The first insight is that instead of being rational, thinking was poetic. It conveyed not just a thought being argued but also a feeling. The idea was intuitive. The world was not yet divided in two, there was no dualism. A view of the world had already developed that was more than just the primitive experience of the sun on your back. An elaborate "mythology" or cosmology was in place that explained where it all comes from.

The second insight is that preSocratic thinking was based on metaphysics. This was the period of time when the Greeks were rejecting their gods, their "polytheism." Socrates, who followed them, was actually charged in the court of the day with "impiety," perhaps better understood as blasphemy, therefore corrupting the youth. Philosophy and thinking is based on a rejection of religion. The thinkers were attempting a re-imagination of the story of creation, where does it all come from, if not the gods? They were, in essence, asking questions, questioning the REALITY of the day. They were questioning the view.

If a first step in developing a view is to isolate its elements, like look at the cadaver, how did they do it? What tools did they use? They were questioning. They were using poetry, the language. The Greek language had developed some peculiarities that distinguished it from languages in the East. For example, the "IS of identity," the verb "to be." 

These thinkers were looking to identify "physis," the Greek word for nature.

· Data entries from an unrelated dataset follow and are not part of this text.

# rrwick/Badread

Hardware: NVIDIA H100
Metric: simulated Gbases/sec (higher is better)
Workload: dtype u8/int32 (+f64 identity estimate)

## Files before the change

badread_b200/csrc/bb_api.cu:

```cuda
#include <cuda_runtime.h>
#include <dlfcn.h>
#include <unistd.h>

#include <algorithm>
#include <atomic>
#include <cstdio>
#include <cstdlib>
#include <cstring>
#include <numeric>
#include <string>
#include <thread>
#include <vector>

#include "bb_kernels.cuh"
#include "bb_launch.h"

namespace {

struct DevBuf {
    void *p = nullptr;
    size_t cap = 0;
    bool borrowed = false;
    void borrow(const DevBuf &o) { release(); p = o.p; cap = o.cap; borrowed = true; }
    cudaError_t ensure(size_t bytes) {
// ... 59 lines not shown
    DevBuf d_red;
    cudaEvent_t ev_scan = nullptr;
    DevBuf d_read_index, d_seg_off, d_segs, d_lit, d_target, d_order, d_reads;
    int n_lane_reads = 0, n_long_reads = 0;
    std::vector<int> h_order;
    DevBuf d_kidx, d_frag, d_state, d_seq, d_ops, d_dcnt, d_qual, d_out_seq, d_out_qual, d_counter, d_fpeq, d_speq, d_fallback;
    int64_t fpeq_total = 0;

    int n_warps = 0;
    BBScratchPool pool{}, pool_lean{};
    DevBuf s_hist, s_hbuf, s_lr, s_stack, s_tbuf, s_peq, s_ltbuf, s_leafhist, s_lr_lean, s_wckpt, s_lanehist;
    DevBuf d_ctime, d_chlog, d_wres, d_wtasks, d_wfallback, d_active;
    DevBuf p_q, p_t, p_ops, p_dcnt, p_out, p_qual;
    int lane8_cols = 4096;
    int pair_ctas = 1;
    bool head_worker = true;
    bool is_head = false;
    bool lpt_order = true;
    int ring_t = 4;
    bool lowmem = false;
    bool use_quad = false;
    int grid_div_env = 0;
    int grid_div = 1;
    struct QueueBufs { DevBuf node[BBQ_NODE_CLASSES][2], leaf[2], count; } qbuf[2];


    cudaEvent_t ev[BB_N_STAGES + 1] = {};
    float stage_ms[BB_N_STAGES] = {};

    std::vector<bb_ctx *> kids;
    int n_split = 1;
    std::vector<std::vector<int32_t>> part;
    std::vector<int64_t> part_base;
    cudaEvent_t ev_t0 = nullptr, ev_t1 = nullptr;

    bool trace = false;
    struct Mark { const char *name; int stream; cudaEvent_t ev; };
    std::vector<Mark> marks;
    std::vector<cudaEvent_t> mark_pool;
    size_t mark_used = 0;
};

static void mark(bb_ctx *ctx, cudaStream_t st, const char *name) {
    if (!ctx->trace) return;
    if (ctx->mark_used == ctx->mark_pool.size()) {
        cudaEvent_t e;
        if (cudaEventCreate(&e) != cudaSuccess) return;
// ... 135 lines not shown
    cudaEventCreate(&ctx->ev_t1);
    return BB_OK;
}

extern "C" int bb_destroy(bb_ctx *ctx) {
    if (!ctx) return BB_OK;
    for (bb_ctx *kid : ctx->kids) bb_destroy(kid);
    ctx->kids.clear();
    cudaSetDevice(ctx->device);
    cudaStreamSynchronize(ctx->stream);
    if (ctx->ev_t0) cudaEventDestroy(ctx->ev_t0);
    if (ctx->ev_t1) cudaEventDestroy(ctx->ev_t1);
    DevBuf *bufs[] = {&ctx->ref, &ctx->em_k2r, &ctx->em_hentries, &ctx->em_rowoff, &ctx->em_cum, &ctx->em_flags, &ctx->em_slots,
                      &ctx->em_pool, &ctx->em_rowinfo, &ctx->qm_hkeys, &ctx->qm_hvals, &ctx->qm_lkeys, &ctx->qm_lpool, &ctx->qm_rowoff, &ctx->qm_scores, &ctx->qm_cum,
                      &ctx->d_read_index, &ctx->d_seg_off, &ctx->d_segs, &ctx->d_lit, &ctx->d_target, &ctx->d_order,
                      &ctx->d_reads, &ctx->d_kidx, &ctx->d_frag, &ctx->d_state, &ctx->d_seq, &ctx->d_ops, &ctx->d_dcnt,
                      &ctx->d_qual, &ctx->d_out_seq, &ctx->d_out_qual, &ctx->d_counter, &ctx->s_hist, &ctx->s_hbuf,
                      &ctx->s_lr, &ctx->s_stack, &ctx->s_tbuf, &ctx->s_peq, &ctx->s_ltbuf, &ctx->d_ctime, &ctx->d_chlog, &ctx->d_wres,
                      &ctx->d_wtasks, &ctx->d_wfallback, &ctx->d_active,
                      &ctx->d_fpeq, &ctx->d_speq, &ctx->d_fallback, &ctx->s_leafhist, &ctx->s_lr_lean, &ctx->s_wckpt, &ctx->s_lanehist, &ctx->d_scan, &ctx->d_red,
                      &ctx->p_q, &ctx->p_t, &ctx->p_ops, &ctx->p_dcnt, &ctx->p_out, &ctx->p_qual};
    for (auto &qb : ctx->qbuf) {
        for (auto &cl : qb.node) for (auto &d : cl) d.release();
        qb.leaf[0].release(); qb.leaf[1].release(); qb.count.release();
    }
    for (DevBuf *b : bufs) b->release();
    for (auto &ev : ctx->ev) if (ev) cudaEventDestroy(ev);
    cudaStreamDestroy(ctx->stream);
    if (ctx->stream2) cudaStreamDestroy(ctx->stream2);
    if (ctx->ev_fork) cudaEventDestroy(ctx->ev_fork);
    if (ctx->ev_join) cudaEventDestroy(ctx->ev_join);
    if (ctx->ev_scan) cudaEventDestroy(ctx->ev_scan);
    for (int p = 0; p < 2; p++) {
        if (ctx->ev_level[p]) cudaEventDestroy(ctx->ev_level[p]);
        for (int x = 0; x < 3; x++) {
            if (ctx->side[p][x]) cudaStreamDestroy(ctx->side[p][x]);
            if (ctx->ev_side[p][x]) cudaEventDestroy(ctx->ev_side[p][x]);
        }
    }
    if (ctx->h_info) cudaFreeHost(ctx->h_info);
    if (ctx->nccl_comm && nccl_destroy) nccl_destroy(ctx->nccl_comm);
    for (cudaEvent_t e : ctx->mark_pool) cudaEventDestroy(e);
    delete ctx;
    return BB_OK;
}

template <typename T>
// ... 235 lines not shown
    {
        const size_t lanes = (size_t)lane_ctas * 64;
        if (ctx->lowmem) BB_CUDA(ctx, ctx->s_leafhist.ensure(2 * lanes * BB_LEAF_MAX_TILES * BB_LEAF_CKPT_WORDS * sizeof(uint32_t)));
        else BB_CUDA(ctx, ctx->s_lanehist.ensure(2 * lanes * BB_LEAF_LANE_COLS * BB_LEAF_LW * sizeof(uint2)));
        BB_CUDA(ctx, ctx->s_ltbuf.ensure(2 * lanes * BB_WIN_MAX_COLS));
        if (ctx->lowmem) BB_CUDA(ctx, ctx->s_wckpt.ensure(2 * lanes * BB_WIN_MAX_TILES * BB_WIN_CKPT_WORDS(BB_WIN_LW) * sizeof(uint32_t)));
    }
    const int len_b = (int)std::min<double>((double)ctx->max_len * ctx->slack + 64.0, (double)(1 << 24));
    const int lr_floor = ctx->lr_cap > 0 ? ctx->lr_cap : 4096;
    int lr_need = lr_floor;
    for (int r = 0; r < n; r++) {
        const double len = (double)ctx->h_reads[(size_t)r].frag_len;
        const double worst = len * ctx->slack + 64.0;
        const double expect = ctx->lr_cap > 0 ? 0.0 : 3.0 * (1.0 - ctx->h_target[(size_t)r]) * len + 0.02 * len + 512.0;
        lr_need = std::max(lr_need, (int)std::min(worst, ctx->lr_worst ? worst : expect));
    }
    int rc = ensure_scratch(ctx, len_b, lr_need, len_b, lr_floor);
    if (rc) return rc;
    const int cap_node = (int)std::min<int64_t>(ctx->seq_cap / 256 + 4ll * n + 1024, 0x7ffffff0);
    for (int s = 0; s < 2; s++) {
        auto &qb = ctx->qbuf[s];
        for (int c = 0; c < BBQ_NODE_CLASSES; c++)
            for (int p = 0; p < 2; p++) BB_CUDA(ctx, qb.node[c][p].ensure((size_t)cap_node * sizeof(BBNode)));
        for (int w = 0; w < 2; w++) BB_CUDA(ctx, qb.leaf[w].ensure((size_t)cap_node * sizeof(BBNode)));
        BB_CUDA(ctx, qb.count.ensure(512 * sizeof(int)));
    }
    ctx->n_levels = std::max(1, std::min(48, level_bound(ctx->max_len, ctx->slack) + ctx->extra_levels));
    return BB_OK;
}

static int w_batch_upload(bb_ctx *ctx, int32_t n_reads, const uint64_t *read_index, const int32_t *seg_off,
                          const bb_segment *segs, const uint8_t *literal_pool, int64_t literal_len,
                          const double *target_identity) {
    if (!ctx) return BB_ERR_ARG;
    if (n_reads <= 0 || !read_index || !seg_off || !segs || !target_identity || literal_len < 0)
        return set_err(ctx, BB_ERR_ARG, "bb_batch_upload: bad arguments");
    if (!ctx->have_em || !ctx->have_qm) return set_err(ctx, BB_ERR_STATE, "upload the error and qscore models first");
    BB_CUDA(ctx, cudaSetDevice(ctx->device));
    const int k = ctx->em.k;
    ctx->h_reads.assign((size_t)n_reads, BBReadDev{});
    ctx->h_inlen.assign((size_t)n_reads, 0);
    ctx->h_target.assign(target_identity, target_identity + n_reads);
    int64_t off = 0, peq_off = 0, log_off = 0, wres_off = 0;
    int max_len = 0;
    for (int32_t r = 0; r < n_reads; r++) {
        int64_t len = 0;
        if (seg_off[r + 1] < seg_off[r]) return set_err(ctx, BB_ERR_ARG, "seg_off must be non-decreasing");
// ... 85 lines not shown
                                 ctx->s_lanehist.as<uint2>(), ctx->s_ltbuf.as<uint8_t>(), c + BBC_LANE8, fb2, c + BBC_FB2);
        mark(ctx, st, "window_lane8");
        bbl_window_warp(pgrid(ctx, 2), st, B, ctx->em, ctx->pool, fb2, c + BBC_FB2, ctx->seed, c + BBC_WARP);
        mark(ctx, st, "window_warp");
        bb_k_replay<<<(n + 3) / 4, 128, 0, st>>>(B, order, n, ctx->em.k, c + BBC_PENDING);
        mark(ctx, st, "replay");
        ctx->launches += 6;
    }
    return BB_OK;
}

static int enqueue_align_tasks(bb_ctx *ctx, const BBBatchDev &B) {
    cudaStream_t stream[2] = {ctx->stream, ctx->stream2};
    const int n = ctx->n_reads;
    const int cap_node = (int)std::min<int64_t>(ctx->seq_cap / 256 + 4ll * n + 1024, 0x7ffffff0);
    const int lane_ctas = ctx->sm_count * 4;
    const size_t hist_per_pipe = (size_t)lane_ctas * 64 * BB_LEAF_MAX_TILES * BB_LEAF_CKPT_WORDS;
    BBQueues Q[2];
    int *cnt[2];
    for (int s = 0; s < 2; s++) {
        auto &qb = ctx->qbuf[s];
        for (int c = 0; c < BBQ_NODE_CLASSES; c++)
            for (int p = 0; p < 2; p++) Q[s].node[c][p] = qb.node[c][p].as<BBNode>();
        for (int w = 0; w < 2; w++) Q[s].leaf[w] = qb.leaf[w].as<BBNode>();
        cnt[s] = qb.count.as<int>();
        Q[s].count = cnt[s]; Q[s].overflow = cnt[s] + BBQ_OVERFLOW; Q[s].cap_node = cap_node; Q[s].cap_leaf = cap_node;
        Q[s].lane8_cols = ctx->lane8_cols;
        BB_CUDA(ctx, cudaMemsetAsync(cnt[s], 0, 512 * sizeof(int), stream[0]));
    }
    bb_k_push_roots<<<(n + 255) / 256, 256, 0, stream[0]>>>(B, Q[0], Q[1], ctx->d_order.as<int>());
    ctx->launches++;
    BB_CUDA(ctx, cudaEventRecord(ctx->ev_fork, stream[0]));
    BB_CUDA(ctx, cudaStreamWaitEvent(stream[1], ctx->ev_fork, 0));
    int *cursor[2] = {cnt[0] + 16, cnt[1] + 16};
    const int warp_base[2] = {0, ctx->n_warps / 2};
    const int w4 = ctx->sm_count * 4 * BB_WARPS_PER_CTA, w2 = ctx->sm_count * 6 * BB_WARPS_PER_CTA;
    const int lean_base[2] = {0, w4 + 2 * w2};
    for (int level = 0; level < ctx->n_levels; level++) {
        const int p = (level & 1) | (level > 0 && ctx->lpt_order ? BBQ_BACKWARDS : 0);
        for (int s = 0; s < 2; s++) {
            cudaStream_t st = stream[s];
            BB_CUDA(ctx, cudaMemsetAsync(cnt[s] + BBQ_COUNT(0, (p & 1) ^ 1), 0, BBQ_NODE_CLASSES * sizeof(int), st));
            BB_CUDA(ctx, cudaEventRecord(ctx->ev_level[s], st));
            int n_side = 0;
            auto on_side = [&]() -> cudaStream_t {
                cudaStream_t x = ctx->side[s][n_side++];
                cudaStreamWaitEvent(x, ctx->ev_level[s], 0);
                mark(ctx, x, "fork");
                return x;
            };
// ... 7 lines not shown
            {
                cudaStream_t x = on_side();
                bbl_node_warp(2, std::min(pgrid(ctx, 3, "WARP2"), ctx->sm_count * 6), x, B, Q[s], ctx->pool_lean, p, cursor[s]++, lean_base[s] + w4);
                mark(ctx, x, "node_warp2");
                bbl_node_warp(1, std::min(pgrid(ctx, 3, "WARP1"), ctx->sm_count * 6), x, B, Q[s], ctx->pool_lean, p, cursor[s]++, lean_base[s] + w4 + w2);
                mark(ctx, x, "node_warp1");
                x = on_side();
                bbl_node_lane8(pgrid(ctx, 6, "LANE8"), x, B, Q[s], p, cursor[s]++);
                mark(ctx, x, "node_lane8");
            }
            bbl_node_warp(4, std::min(pgrid(ctx, 2, "WARP4"), ctx->sm_count * 4), st, B, Q[s], ctx->pool_lean, p, cursor[s]++, lean_base[s]);
            mark(ctx, st, "node_warp4");
            ctx->launches += 4;
            for (int x = 0; x < n_side; x++) {
                BB_CUDA(ctx, cudaEventRecord(ctx->ev_side[s][x], ctx->side[s][x]));
                BB_CUDA(ctx, cudaStreamWaitEvent(st, ctx->ev_side[s][x], 0));
            }
        }
    }
    for (int s = 0; s < 2; s++) {
        cudaStream_t st = stream[s];
        bbl_leaf_warp(ctx->sm_count, st, B, Q[s], ctx->pool, cursor[s]++, warp_base[s]);
        mark(ctx, st, "leaf_warp");
        if (ctx->lowmem)
            bbl_leaf_lane(std::min(pgrid(ctx, 3, "LEAF"), ctx->sm_count * 4), st, B, Q[s], ctx->s_leafhist.as<uint32_t>() + s * hist_per_pipe, cursor[s]++);
        else
            bbl_leaf_lane_hist(std::min(pgrid(ctx, 4, "LEAF"), ctx->sm_count * 4), st, B, Q[s],
                               ctx->s_lanehist.as<uint2>() + s * ((size_t)lane_ctas * 64 * BB_LEAF_LANE_COLS * BB_LEAF_LW), cursor[s]++);
        mark(ctx, st, "leaf_lane");
        ctx->launches += 2;
    }
    BB_CUDA(ctx, cudaEventRecord(ctx->ev_join, stream[1]));
    BB_CUDA(ctx, cudaStreamWaitEvent(stream[0], ctx->ev_join, 0));
    for (int s = 0; s < 2; s++)
        BB_CUDA(ctx, cudaMemcpyAsync(ctx->h_info->qcount[s], cnt[s], 32 * sizeof(int), cudaMemcpyDeviceToHost, stream[0]));
    return BB_OK;
}
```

They were interested in physical reality, how did it come to be? They wanted to understand that which they saw in front of them. And this is the basis of their  approach, seeing what is in front of you. Identifying it, which is a linguistic activity, perhaps among other things. Description. They called it (a le' thia) in Greek, which means uncovering. The original Greek word for TRUTH is a verb that means uncovering, the process that reveals.

And so we come to the fundamental question of philosophy, what is reality? How do we view our reality? Considering all the jams that we are in today, the question is urgently relevant.